Given a number n , check its divisibility by 63 without using % and / operators in the most efficient way..............?

Here is the Solution For this:- 

n=num>>6;
if(num ^ (((n+1)<<6)-(n+1)))
printf("\nnot divsibile");
else
printf("\ndivisible"

 );

Explanation:-

see just a simple logics is here
let the no is n = 509

what we have to do n/63 = 509 / 63

we can write n = 63*q

=> q = n/63; where (q -> quotient)

=> q = n/(64-1) --------------(1)

now
since, n/63 > n/64

so we can write above equ.

n/63 = (n/64) + 1;

= (n/2^6) + 1;

(WE KNOW THAT IF WE DO LEFTT SHIFT A NUM BY 1 THEN WE GET THE RESULT WHICH IS SAME AS DIVIDE BY 2 SO IF WE WANT THE RESULT OF DIVIDING A NUM BY 64 WE HAVE TO LEFT-SHIFT THE NO 6 TIMES)

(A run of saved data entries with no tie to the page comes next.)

extern "C" int hero_wgrad_batch_plan(const HeroWgradProblem* probs, int n, int K, int32_t* plan, int capacity_words) {
  using namespace hero;
  using namespace hero::ws;
  typedef Geo<3, 3> G;
  HERO_REQUIRE(probs && n >= 1 && n <= HERO_WGRAD_BATCH_MAX, "hero_wgrad_batch_plan: 1..%d problems", HERO_WGRAD_BATCH_MAX);
  HERO_REQUIRE(K >= 1, "hero_wgrad_batch_plan: K = %d", K);
  const int nwg = num_cus(), ksteps = (K + 63) / 64;
  if (nwg % 8 != 0 || ksteps < 8) return 0;
  struct T3 { int prob, mt, nt; };
  std::vector<T3> tiles;
  for (int i = 0; i < n; ++i) {
    HERO_REQUIRE(probs[i].M > 0 && probs[i].N > 0 && probs[i].M % 8 == 0 && probs[i].N % 8 == 0, "hero_wgrad_batch_plan: bad problem %d", i);
    const int tm = (probs[i].M + G::BM - 1) / G::BM, tn = (probs[i].N + G::BN - 1) / G::BN;
    const int per = nwg / 8;
    int pm = tm < 8 ? tm : 8;
    int pn = per / pm > 0 ? per / pm : 1;
    if (pn > tn) { pn = tn; pm = per / pn < tm ? per / pn : tm; if (pm < 1) pm = 1; }
    for (int bm = 0; bm < tm; bm += pm)
      for (int bn = 0; bn < tn; bn += pn)
        for (int mi = bm; mi < bm + pm && mi < tm; ++mi)
          for (int ni = bn; ni < bn + pn && ni < tn; ++ni) tiles.push_back({i, mi, ni});
  }
  const int T = (int)tiles.size();
  const int full = T / nwg, rem = T % nwg;
  struct Piece { int slot, round, tile, k0, nk, order, nslices; };
  std::vector<Piece> pieces;
  int tail_rounds = rem ? 1 : 0, S = 1;
  const int per_xcd_cap = nwg / 8, per_xcd = rem ? (rem + 7) / 8 : 0;
  if (rem) {
    HERO_REQUIRE(per_xcd <= 512 / 8, "hero_wgrad_batch_plan: flag capacity");
    for (int xcd = 0; xcd * per_xcd < rem; ++xcd) {
      const int t0 = xcd * per_xcd, p = (rem - t0 < per_xcd) ? rem - t0 : per_xcd, c = per_xcd_cap;
      int Sx = c / p;
      while (Sx > 1 && ksteps / Sx < 4) --Sx;
      if (Sx > 8) Sx = 8;
      auto cost_us = [&](int sl) { return (double)((ksteps + sl - 1) / sl) * 1.17 + (sl == 1 ? 8.0 : 9.0 + 16.0 * sl); };
      while (Sx > 1 && cost_us(Sx - 1) <= cost_us(Sx)) --Sx;
      const int L = c - Sx * p;
      const int E = 6;
      int q = (int)(((long long)p * ksteps + (long long)(p - L) * E + c - 1) / c);
      int r = ksteps - Sx * q;
      if (L == 0 || Sx != c / p || ksteps < 128 || r * 8 < ksteps) { r = 0; q = ksteps; }
      if (xcd == 0) S = Sx;
      std::vector<std::vector<Piece>> of_tile(p);
      int slot = Sx * p, fillq = 0, rnd = 0;
      for (int t = 0; t < p && r > 0; ++t) {
        int left = r;
        std::vector<Piece> mine;
        while (left > 0) {
          int room = q - fillq;
          if (slot >= c - 1) room = left;
          else if (room < 2 || (room < left && left - room < 2)) {
            if (room < 2) { ++slot; fillq = 0; rnd = 0; continue; }
            room = left;
          }
          const int take = left < room ? left : room;
          mine.push_back({slot < c ? slot : c - 1, rnd, t, 0, take, 0, 0});
          left -= take; fillq += take; ++rnd;
          if (fillq >= q && slot < c - 1) { ++slot; fillq = 0; rnd = 0; }
        }
        int k0 = 0, ord = 0;
        for (int i = (int)mine.size() - 1; i >= 0; --i) { mine[i].k0 = k0; mine[i].order = ord++; k0 += mine[i].nk; }
        of_tile[t] = mine;
      }
      for (int t = 0; t < p; ++t) {
        const int nrem = (int)of_tile[t].size();
        const int big0 = r;
        for (int sl = 0; sl < Sx; ++sl) {
          const int k0 = big0 + (int)((long long)(ksteps - big0) * sl / Sx), k1 = big0 + (int)((long long)(ksteps - big0) * (sl + 1) / Sx);
          of_tile[t].push_back({sl * p + t, 0, t, k0, k1 - k0, nrem + sl, 0});
        }
        for (Piece& pc : of_tile[t]) {
          pc.nslices = (int)of_tile[t].size();
          pc.slot += xcd * per_xcd_cap;
          pc.tile = t0 + t;
          if (pc.round + 1 > tail_rounds) tail_rounds = pc.round + 1;
          pieces.push_back(pc);
        }
      }
    }
  }
  const int rounds = full + tail_rounds;
  const int words = PLAN_HDR + rounds * nwg * 8;
  HERO_REQUIRE(plan && capacity_words >= words, "hero_wgrad_batch_plan: needs %d words, capacity %d", words, capacity_words);
  for (int i = PLAN_HDR; i < words; ++i) plan[i] = 0;
  auto item = [&](int r, int w) { return plan + PLAN_HDR + ((size_t)r * nwg + w) * 8; };
  for (int r = 0; r < full; ++r)
    for (int w = 0; w < nwg; ++w) {
      const T3& t = tiles[(size_t)r * nwg + w];
      int32_t* q = item(r, w);
      q[0] = t.prob; q[1] = t.mt * G::BM; q[2] = t.nt * G::BN; q[3] = 0; q[4] = ksteps; q[5] = 0; q[6] = 1; q[7] = 0;
    }
  for (const Piece& pc : pieces) {
    const T3& t = tiles[(size_t)full * nwg + pc.tile];
    int32_t* q = item(full + pc.round, pc.slot);
    HERO_REQUIRE(q[4] == 0, "hero_wgrad_batch_plan: internal error (slot used twice)");
    q[0] = t.prob; q[1] = t.mt * G::BM; q[2] = t.nt * G::BN; q[3] = pc.k0; q[4] = pc.nk; q[5] = pc.order; q[6] = pc.nslices;
    q[7] = (pc.slot / per_xcd_cap) * (512 / 8) + (pc.tile % per_xcd);
  }
  plan[0] = PLAN_MAGIC; plan[1] = nwg; plan[2] = rounds; plan[3] = rounds * nwg; plan[4] = n; plan[5] = K; plan[6] = T; plan[7] = S;
  return words;
}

Q = (n>>6) + 1; --------------------(2)( 509 >> 6 = 0000 0001 1111 1101>>6 = 0000 0000 0000 0111 = 7) = 7+1 = 8

whatever the result we get is our quotient(Q);

so no we have

1) the given no n;
2) and the quotient Q;
3) remainder 0;

Now in respect to find the new no we have a simple formulae

DIVEDENT = DIVISOR * QUOTIENT + REMAINDER = 63*Q + 0; = (64-1)*Q ; = 64*Q - Q; = 2^6*Q -Q;
(WE KNOW THAT IF WE DO RIGHT SHIFT A NUM BY 1 THEN WE GET THE RESULT WHICH IS SAME AS MULTIPLY BY 2 SO IF WE GET THE RESULT OF MULTIPLYING A NUM BY 64 WE HAVE TO RIGHT-SHIFT THE NO 6 TIMES) so
= Q<<6 - Q; (8 << 6 - 8 = 0000 0000 0000 1000 << 6 - 8 = 0000 0010 0000 0000 - 8 = 512 - 8 = 504 )

now for cheacking if XOR of both the num is 0 then it print divisible else no divisible..so

num1 ^ num2 = 509 ^ 504 = 0000 0001 1111 1101 ^ 0000 0010 0000 0000 = 0000 0011 1111 1101 = 1024 which is true value so it execute the if part
ie not divisible

otherwise it produce 0 and it's false so else part will be display.........that's it.